What you need to do:
Below are the records. Count the lines containing the string "total", and reply with the number alone.

Given records:
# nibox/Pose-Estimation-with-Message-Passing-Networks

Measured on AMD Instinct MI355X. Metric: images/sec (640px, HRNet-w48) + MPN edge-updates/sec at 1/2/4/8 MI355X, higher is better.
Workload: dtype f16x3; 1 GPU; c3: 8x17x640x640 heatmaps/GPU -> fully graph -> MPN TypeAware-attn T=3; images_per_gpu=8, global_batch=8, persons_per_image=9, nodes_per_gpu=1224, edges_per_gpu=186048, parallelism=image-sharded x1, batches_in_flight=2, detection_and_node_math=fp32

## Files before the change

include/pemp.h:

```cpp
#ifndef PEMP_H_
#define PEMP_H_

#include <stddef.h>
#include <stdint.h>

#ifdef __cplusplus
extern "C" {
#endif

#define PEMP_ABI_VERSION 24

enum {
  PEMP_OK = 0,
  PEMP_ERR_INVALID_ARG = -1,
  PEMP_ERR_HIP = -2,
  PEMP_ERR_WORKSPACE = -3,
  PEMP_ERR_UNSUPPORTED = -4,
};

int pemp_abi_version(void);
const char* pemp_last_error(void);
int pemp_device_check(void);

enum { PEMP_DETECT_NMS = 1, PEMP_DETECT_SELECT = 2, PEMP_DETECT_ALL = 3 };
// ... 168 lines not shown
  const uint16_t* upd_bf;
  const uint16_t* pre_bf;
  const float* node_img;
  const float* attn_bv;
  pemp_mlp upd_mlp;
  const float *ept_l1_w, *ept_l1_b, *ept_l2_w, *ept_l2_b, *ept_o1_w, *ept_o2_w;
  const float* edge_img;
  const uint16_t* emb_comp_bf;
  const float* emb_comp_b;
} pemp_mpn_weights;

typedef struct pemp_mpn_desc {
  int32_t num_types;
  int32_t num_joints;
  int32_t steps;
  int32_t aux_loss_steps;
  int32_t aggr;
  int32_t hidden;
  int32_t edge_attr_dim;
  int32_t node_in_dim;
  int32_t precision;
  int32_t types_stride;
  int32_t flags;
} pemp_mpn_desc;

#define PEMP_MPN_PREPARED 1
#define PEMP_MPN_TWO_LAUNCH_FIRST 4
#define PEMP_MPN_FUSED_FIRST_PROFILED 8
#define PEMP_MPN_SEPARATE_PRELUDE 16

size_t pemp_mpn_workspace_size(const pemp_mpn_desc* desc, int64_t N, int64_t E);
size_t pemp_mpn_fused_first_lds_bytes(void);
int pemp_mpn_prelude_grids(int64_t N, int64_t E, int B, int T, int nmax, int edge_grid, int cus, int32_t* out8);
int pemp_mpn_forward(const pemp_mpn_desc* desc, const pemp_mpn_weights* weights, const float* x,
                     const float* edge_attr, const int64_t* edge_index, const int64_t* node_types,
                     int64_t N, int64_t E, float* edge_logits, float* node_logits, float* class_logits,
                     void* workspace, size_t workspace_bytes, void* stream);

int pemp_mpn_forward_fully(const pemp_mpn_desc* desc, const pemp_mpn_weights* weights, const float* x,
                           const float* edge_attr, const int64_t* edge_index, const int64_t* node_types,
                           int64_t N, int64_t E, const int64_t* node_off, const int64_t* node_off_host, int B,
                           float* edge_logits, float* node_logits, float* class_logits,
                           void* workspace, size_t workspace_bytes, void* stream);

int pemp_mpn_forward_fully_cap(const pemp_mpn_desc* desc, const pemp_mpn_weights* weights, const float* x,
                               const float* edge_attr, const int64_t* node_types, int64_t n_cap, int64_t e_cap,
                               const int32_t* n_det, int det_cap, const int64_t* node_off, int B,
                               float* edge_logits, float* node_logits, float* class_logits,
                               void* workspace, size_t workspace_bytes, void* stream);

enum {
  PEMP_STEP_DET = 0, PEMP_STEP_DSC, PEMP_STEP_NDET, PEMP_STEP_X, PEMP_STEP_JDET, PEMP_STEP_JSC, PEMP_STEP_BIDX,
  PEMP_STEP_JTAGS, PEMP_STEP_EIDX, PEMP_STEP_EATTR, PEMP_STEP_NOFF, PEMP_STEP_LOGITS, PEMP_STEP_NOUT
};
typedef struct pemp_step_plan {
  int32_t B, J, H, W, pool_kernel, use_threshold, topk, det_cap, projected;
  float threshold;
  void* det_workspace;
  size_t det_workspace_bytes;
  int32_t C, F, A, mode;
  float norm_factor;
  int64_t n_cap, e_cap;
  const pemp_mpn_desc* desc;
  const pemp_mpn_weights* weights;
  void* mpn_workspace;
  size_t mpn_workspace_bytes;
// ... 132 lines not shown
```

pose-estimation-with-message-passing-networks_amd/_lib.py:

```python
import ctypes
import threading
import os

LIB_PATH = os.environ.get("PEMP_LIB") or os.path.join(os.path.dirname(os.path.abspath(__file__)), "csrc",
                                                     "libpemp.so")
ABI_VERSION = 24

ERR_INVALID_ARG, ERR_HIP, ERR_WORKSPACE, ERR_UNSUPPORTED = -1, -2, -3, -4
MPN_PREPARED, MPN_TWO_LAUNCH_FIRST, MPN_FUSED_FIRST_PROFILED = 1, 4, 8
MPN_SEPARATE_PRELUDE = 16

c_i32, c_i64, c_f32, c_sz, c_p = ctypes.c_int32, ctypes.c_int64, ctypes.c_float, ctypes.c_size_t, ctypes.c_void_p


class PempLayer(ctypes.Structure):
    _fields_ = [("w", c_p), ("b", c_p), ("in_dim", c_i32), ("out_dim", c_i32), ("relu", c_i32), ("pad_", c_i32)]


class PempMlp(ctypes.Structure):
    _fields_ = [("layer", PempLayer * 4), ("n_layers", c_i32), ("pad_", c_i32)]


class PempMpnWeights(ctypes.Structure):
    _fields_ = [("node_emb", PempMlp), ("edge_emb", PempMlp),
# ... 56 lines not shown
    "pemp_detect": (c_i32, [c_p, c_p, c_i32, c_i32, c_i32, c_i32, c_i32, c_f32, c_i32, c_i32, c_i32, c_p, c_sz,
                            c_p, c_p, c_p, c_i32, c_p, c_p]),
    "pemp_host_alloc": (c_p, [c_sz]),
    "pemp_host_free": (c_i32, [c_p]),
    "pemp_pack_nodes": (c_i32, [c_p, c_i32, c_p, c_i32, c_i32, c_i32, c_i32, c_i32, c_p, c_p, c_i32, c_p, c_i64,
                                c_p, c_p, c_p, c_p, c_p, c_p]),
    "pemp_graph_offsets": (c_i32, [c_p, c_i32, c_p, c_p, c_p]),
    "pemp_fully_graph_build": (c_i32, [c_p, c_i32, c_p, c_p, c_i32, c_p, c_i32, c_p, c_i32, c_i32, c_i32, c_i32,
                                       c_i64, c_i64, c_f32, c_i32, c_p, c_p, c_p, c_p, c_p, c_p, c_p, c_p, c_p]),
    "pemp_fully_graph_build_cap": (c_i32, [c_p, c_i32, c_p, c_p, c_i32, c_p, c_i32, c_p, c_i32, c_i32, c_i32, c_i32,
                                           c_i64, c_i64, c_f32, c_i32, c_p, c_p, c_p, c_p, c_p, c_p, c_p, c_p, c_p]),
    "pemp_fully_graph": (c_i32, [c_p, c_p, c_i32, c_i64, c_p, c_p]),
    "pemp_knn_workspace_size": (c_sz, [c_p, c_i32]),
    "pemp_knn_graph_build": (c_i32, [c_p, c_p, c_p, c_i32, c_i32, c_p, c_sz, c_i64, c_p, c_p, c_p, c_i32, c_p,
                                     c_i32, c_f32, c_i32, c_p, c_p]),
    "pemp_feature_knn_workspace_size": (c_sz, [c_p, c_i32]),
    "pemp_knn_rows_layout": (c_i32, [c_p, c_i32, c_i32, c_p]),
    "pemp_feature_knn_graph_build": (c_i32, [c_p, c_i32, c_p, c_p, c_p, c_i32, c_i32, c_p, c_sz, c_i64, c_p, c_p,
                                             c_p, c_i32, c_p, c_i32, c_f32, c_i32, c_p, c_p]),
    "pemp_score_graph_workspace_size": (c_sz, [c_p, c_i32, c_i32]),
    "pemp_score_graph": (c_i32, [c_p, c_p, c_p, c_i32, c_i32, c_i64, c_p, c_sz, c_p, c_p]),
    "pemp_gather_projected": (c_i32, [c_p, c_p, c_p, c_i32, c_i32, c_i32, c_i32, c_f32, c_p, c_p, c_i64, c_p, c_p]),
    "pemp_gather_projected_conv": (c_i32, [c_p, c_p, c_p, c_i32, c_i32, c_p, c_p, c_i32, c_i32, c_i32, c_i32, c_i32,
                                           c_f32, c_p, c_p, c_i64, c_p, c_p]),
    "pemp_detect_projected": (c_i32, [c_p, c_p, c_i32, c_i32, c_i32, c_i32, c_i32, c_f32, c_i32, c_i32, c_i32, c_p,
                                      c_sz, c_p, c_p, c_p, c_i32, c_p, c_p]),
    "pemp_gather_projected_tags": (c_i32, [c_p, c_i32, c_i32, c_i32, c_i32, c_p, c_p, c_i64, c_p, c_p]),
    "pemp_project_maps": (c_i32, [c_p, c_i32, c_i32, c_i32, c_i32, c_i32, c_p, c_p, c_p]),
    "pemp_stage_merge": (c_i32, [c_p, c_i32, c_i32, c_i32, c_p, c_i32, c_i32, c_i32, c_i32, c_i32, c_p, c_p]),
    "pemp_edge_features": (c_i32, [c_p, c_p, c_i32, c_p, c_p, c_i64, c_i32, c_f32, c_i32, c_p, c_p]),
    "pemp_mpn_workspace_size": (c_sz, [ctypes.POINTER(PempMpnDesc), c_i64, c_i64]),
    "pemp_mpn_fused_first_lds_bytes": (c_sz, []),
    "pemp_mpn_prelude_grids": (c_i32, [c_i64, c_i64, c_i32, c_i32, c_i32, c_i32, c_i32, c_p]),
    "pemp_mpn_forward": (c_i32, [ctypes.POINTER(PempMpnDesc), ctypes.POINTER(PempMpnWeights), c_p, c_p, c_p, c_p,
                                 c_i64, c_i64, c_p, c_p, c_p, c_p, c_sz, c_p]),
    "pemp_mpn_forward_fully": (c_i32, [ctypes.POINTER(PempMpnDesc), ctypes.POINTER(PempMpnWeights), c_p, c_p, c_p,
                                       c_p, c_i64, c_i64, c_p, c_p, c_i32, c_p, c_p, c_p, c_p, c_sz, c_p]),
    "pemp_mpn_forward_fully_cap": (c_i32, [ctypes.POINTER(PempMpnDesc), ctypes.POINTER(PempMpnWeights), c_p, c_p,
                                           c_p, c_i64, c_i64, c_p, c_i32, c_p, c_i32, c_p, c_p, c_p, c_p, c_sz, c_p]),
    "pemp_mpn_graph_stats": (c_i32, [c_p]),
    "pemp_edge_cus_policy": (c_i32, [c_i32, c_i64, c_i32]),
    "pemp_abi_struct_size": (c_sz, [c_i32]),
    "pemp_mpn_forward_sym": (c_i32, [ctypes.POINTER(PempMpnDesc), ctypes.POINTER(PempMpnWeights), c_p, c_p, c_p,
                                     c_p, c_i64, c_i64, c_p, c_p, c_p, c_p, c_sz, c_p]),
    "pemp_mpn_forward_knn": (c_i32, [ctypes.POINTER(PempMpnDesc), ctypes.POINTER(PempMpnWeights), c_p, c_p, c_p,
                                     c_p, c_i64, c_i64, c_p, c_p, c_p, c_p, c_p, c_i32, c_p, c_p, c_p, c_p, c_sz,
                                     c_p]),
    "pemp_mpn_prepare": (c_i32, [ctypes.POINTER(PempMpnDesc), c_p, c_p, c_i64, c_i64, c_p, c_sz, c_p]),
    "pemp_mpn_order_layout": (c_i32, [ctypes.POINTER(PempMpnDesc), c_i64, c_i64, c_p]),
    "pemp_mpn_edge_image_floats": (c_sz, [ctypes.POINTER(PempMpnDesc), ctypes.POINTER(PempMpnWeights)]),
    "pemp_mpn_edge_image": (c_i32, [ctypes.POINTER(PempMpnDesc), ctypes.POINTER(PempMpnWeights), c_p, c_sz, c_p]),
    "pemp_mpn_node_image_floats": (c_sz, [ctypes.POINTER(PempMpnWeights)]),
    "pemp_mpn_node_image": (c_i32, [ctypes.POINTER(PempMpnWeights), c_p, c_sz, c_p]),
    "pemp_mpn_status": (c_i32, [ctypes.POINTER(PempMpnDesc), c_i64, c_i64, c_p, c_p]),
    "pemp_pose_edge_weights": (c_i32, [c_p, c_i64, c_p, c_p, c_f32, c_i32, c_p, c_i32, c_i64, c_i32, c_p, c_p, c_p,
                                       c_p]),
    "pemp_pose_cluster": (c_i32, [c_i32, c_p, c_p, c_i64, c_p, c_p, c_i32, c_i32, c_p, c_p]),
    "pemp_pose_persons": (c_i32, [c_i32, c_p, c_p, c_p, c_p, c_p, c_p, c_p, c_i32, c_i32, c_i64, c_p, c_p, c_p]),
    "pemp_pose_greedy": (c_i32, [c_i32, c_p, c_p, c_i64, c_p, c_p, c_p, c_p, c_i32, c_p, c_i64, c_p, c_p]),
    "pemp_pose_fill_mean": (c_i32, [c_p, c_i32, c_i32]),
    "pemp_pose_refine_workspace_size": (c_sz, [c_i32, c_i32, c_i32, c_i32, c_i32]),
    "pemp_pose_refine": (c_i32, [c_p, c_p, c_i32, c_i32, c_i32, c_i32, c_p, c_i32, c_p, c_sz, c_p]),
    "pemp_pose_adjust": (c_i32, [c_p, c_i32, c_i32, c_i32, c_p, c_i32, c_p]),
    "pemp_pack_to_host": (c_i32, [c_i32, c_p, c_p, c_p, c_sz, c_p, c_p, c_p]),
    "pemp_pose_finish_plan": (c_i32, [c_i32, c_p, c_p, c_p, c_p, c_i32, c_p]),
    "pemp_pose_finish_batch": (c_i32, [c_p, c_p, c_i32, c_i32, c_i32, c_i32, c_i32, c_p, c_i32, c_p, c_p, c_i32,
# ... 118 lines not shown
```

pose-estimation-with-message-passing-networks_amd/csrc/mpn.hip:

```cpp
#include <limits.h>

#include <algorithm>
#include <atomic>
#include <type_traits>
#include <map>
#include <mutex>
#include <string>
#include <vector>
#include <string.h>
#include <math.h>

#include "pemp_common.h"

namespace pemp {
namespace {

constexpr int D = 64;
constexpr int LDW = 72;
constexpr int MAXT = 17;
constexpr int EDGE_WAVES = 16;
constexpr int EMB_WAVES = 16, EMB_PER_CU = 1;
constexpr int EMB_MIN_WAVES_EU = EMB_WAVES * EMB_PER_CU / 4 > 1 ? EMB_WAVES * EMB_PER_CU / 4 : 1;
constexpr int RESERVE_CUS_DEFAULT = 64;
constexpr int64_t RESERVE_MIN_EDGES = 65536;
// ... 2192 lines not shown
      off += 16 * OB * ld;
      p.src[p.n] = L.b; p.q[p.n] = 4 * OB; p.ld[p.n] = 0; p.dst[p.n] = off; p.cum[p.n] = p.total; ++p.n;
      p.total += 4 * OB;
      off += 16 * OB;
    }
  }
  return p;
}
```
---
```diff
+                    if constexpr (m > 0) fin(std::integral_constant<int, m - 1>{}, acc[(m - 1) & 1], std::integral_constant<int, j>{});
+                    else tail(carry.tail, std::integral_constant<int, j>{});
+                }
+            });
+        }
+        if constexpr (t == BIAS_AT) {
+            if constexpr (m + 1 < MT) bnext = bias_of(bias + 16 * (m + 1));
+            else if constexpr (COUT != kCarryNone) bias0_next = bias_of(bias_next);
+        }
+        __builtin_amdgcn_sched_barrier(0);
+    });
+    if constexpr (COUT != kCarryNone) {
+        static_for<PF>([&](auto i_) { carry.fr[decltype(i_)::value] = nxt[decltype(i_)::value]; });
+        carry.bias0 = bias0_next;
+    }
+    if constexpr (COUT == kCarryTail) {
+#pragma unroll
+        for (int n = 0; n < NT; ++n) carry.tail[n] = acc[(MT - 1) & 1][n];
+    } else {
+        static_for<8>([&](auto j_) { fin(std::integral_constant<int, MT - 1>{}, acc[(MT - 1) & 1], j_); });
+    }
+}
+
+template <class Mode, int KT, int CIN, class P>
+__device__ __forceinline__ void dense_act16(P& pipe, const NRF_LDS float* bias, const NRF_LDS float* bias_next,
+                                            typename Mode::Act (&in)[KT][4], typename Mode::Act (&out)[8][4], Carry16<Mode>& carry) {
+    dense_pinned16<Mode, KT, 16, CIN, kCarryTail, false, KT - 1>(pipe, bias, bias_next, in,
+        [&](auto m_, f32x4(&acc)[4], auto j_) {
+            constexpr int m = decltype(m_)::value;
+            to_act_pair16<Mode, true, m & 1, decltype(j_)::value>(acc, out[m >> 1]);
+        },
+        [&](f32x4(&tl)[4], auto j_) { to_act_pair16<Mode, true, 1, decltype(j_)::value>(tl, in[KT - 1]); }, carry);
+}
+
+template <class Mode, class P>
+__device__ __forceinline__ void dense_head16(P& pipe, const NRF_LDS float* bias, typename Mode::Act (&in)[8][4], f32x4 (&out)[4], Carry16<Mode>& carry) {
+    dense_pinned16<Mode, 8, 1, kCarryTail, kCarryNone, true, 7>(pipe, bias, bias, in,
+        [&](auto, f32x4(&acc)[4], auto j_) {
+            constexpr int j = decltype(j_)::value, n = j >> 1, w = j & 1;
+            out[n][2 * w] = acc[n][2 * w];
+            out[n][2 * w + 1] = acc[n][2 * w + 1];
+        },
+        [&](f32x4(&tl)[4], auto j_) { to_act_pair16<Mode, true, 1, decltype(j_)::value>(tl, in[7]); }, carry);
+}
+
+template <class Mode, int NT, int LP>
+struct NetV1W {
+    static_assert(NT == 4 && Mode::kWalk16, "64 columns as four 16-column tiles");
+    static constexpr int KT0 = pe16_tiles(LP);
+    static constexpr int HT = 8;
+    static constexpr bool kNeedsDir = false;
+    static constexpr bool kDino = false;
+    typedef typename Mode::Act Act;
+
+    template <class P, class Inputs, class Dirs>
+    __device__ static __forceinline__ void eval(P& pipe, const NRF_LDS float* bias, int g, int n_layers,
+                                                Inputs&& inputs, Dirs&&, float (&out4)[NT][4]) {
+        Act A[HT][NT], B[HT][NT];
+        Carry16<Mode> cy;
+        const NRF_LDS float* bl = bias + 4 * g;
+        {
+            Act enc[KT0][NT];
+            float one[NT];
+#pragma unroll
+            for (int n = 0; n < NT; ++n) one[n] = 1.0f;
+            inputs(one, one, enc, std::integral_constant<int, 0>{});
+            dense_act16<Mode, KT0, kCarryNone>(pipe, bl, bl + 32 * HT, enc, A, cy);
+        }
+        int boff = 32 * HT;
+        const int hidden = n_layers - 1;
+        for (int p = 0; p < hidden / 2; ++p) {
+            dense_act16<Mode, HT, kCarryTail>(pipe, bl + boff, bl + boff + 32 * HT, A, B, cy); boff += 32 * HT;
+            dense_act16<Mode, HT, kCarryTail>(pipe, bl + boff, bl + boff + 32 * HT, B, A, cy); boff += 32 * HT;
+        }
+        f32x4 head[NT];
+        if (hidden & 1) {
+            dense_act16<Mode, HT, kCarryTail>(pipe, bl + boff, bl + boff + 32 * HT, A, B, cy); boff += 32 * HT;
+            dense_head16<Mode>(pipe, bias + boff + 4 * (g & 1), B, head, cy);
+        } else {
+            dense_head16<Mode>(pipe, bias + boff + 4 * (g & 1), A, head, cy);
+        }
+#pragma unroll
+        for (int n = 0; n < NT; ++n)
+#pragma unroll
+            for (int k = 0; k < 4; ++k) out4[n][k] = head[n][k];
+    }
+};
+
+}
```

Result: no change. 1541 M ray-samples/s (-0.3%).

Answer box:
2